**Task prompt**
Somewhere below is a line with "cam.size(), hipMemcpyDeviceToHost, h->stream));" and, later, a line with "const double *c"; repeat those two lines and all the lines between them, exactly as they are.

Items listed in a dataset
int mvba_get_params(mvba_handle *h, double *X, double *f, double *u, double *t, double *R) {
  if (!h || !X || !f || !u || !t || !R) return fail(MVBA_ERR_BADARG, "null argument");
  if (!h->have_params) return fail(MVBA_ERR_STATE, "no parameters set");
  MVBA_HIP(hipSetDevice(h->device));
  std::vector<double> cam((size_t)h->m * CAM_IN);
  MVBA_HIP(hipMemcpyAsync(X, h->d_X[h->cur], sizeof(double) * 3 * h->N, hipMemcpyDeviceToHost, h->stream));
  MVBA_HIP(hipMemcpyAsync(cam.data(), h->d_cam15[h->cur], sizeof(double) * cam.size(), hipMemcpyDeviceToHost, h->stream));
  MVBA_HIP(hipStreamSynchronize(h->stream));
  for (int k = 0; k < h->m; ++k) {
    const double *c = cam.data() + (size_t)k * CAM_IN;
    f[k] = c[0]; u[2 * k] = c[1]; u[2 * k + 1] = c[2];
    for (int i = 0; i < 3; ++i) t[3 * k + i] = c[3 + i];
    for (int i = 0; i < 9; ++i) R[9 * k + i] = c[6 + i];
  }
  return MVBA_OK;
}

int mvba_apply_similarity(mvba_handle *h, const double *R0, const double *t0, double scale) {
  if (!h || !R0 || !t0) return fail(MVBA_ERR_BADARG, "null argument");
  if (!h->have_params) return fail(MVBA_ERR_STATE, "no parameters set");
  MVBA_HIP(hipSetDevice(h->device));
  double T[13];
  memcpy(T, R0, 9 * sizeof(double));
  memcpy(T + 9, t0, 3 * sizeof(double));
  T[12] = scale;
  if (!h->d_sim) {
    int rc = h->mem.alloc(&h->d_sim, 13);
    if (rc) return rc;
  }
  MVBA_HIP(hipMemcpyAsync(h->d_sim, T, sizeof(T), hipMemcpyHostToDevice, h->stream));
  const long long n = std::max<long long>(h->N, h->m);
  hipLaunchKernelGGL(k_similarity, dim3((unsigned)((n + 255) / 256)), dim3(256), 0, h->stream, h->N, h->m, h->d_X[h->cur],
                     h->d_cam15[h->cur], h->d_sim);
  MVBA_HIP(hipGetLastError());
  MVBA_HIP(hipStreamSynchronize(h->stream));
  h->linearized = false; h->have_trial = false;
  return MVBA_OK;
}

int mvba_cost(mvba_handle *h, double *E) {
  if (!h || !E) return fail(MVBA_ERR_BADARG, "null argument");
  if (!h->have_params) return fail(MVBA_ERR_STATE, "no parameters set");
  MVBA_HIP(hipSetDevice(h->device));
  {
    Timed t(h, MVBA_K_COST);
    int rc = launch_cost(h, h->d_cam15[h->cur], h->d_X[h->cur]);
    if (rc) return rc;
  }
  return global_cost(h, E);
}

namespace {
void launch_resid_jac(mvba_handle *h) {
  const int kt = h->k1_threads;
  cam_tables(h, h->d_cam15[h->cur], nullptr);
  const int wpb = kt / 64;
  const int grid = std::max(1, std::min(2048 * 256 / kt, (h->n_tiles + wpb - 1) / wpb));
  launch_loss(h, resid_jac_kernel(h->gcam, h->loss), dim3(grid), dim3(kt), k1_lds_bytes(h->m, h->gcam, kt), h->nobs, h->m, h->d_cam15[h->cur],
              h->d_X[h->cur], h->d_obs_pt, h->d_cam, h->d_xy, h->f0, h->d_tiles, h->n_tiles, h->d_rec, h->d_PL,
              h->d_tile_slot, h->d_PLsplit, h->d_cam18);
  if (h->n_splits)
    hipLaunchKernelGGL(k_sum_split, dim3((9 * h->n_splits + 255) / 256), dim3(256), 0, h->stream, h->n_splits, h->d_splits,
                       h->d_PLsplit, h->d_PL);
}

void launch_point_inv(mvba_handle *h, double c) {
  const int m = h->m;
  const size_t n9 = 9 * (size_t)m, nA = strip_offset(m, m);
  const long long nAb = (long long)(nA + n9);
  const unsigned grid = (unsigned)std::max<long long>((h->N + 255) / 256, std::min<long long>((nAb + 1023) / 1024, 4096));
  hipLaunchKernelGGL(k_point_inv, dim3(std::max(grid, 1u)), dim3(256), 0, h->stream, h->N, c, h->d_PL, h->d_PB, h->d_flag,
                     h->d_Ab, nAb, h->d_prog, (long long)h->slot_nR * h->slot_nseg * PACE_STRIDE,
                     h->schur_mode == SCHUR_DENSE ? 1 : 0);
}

**Solution below**
  MVBA_HIP(hipMemcpyAsync(cam.data(), h->d_cam15[h->cur], sizeof(double) * cam.size(), hipMemcpyDeviceToHost, h->stream));
  MVBA_HIP(hipStreamSynchronize(h->stream));
  for (int k = 0; k < h->m; ++k) {
    const double *c = cam.data() + (size_t)k * CAM_IN;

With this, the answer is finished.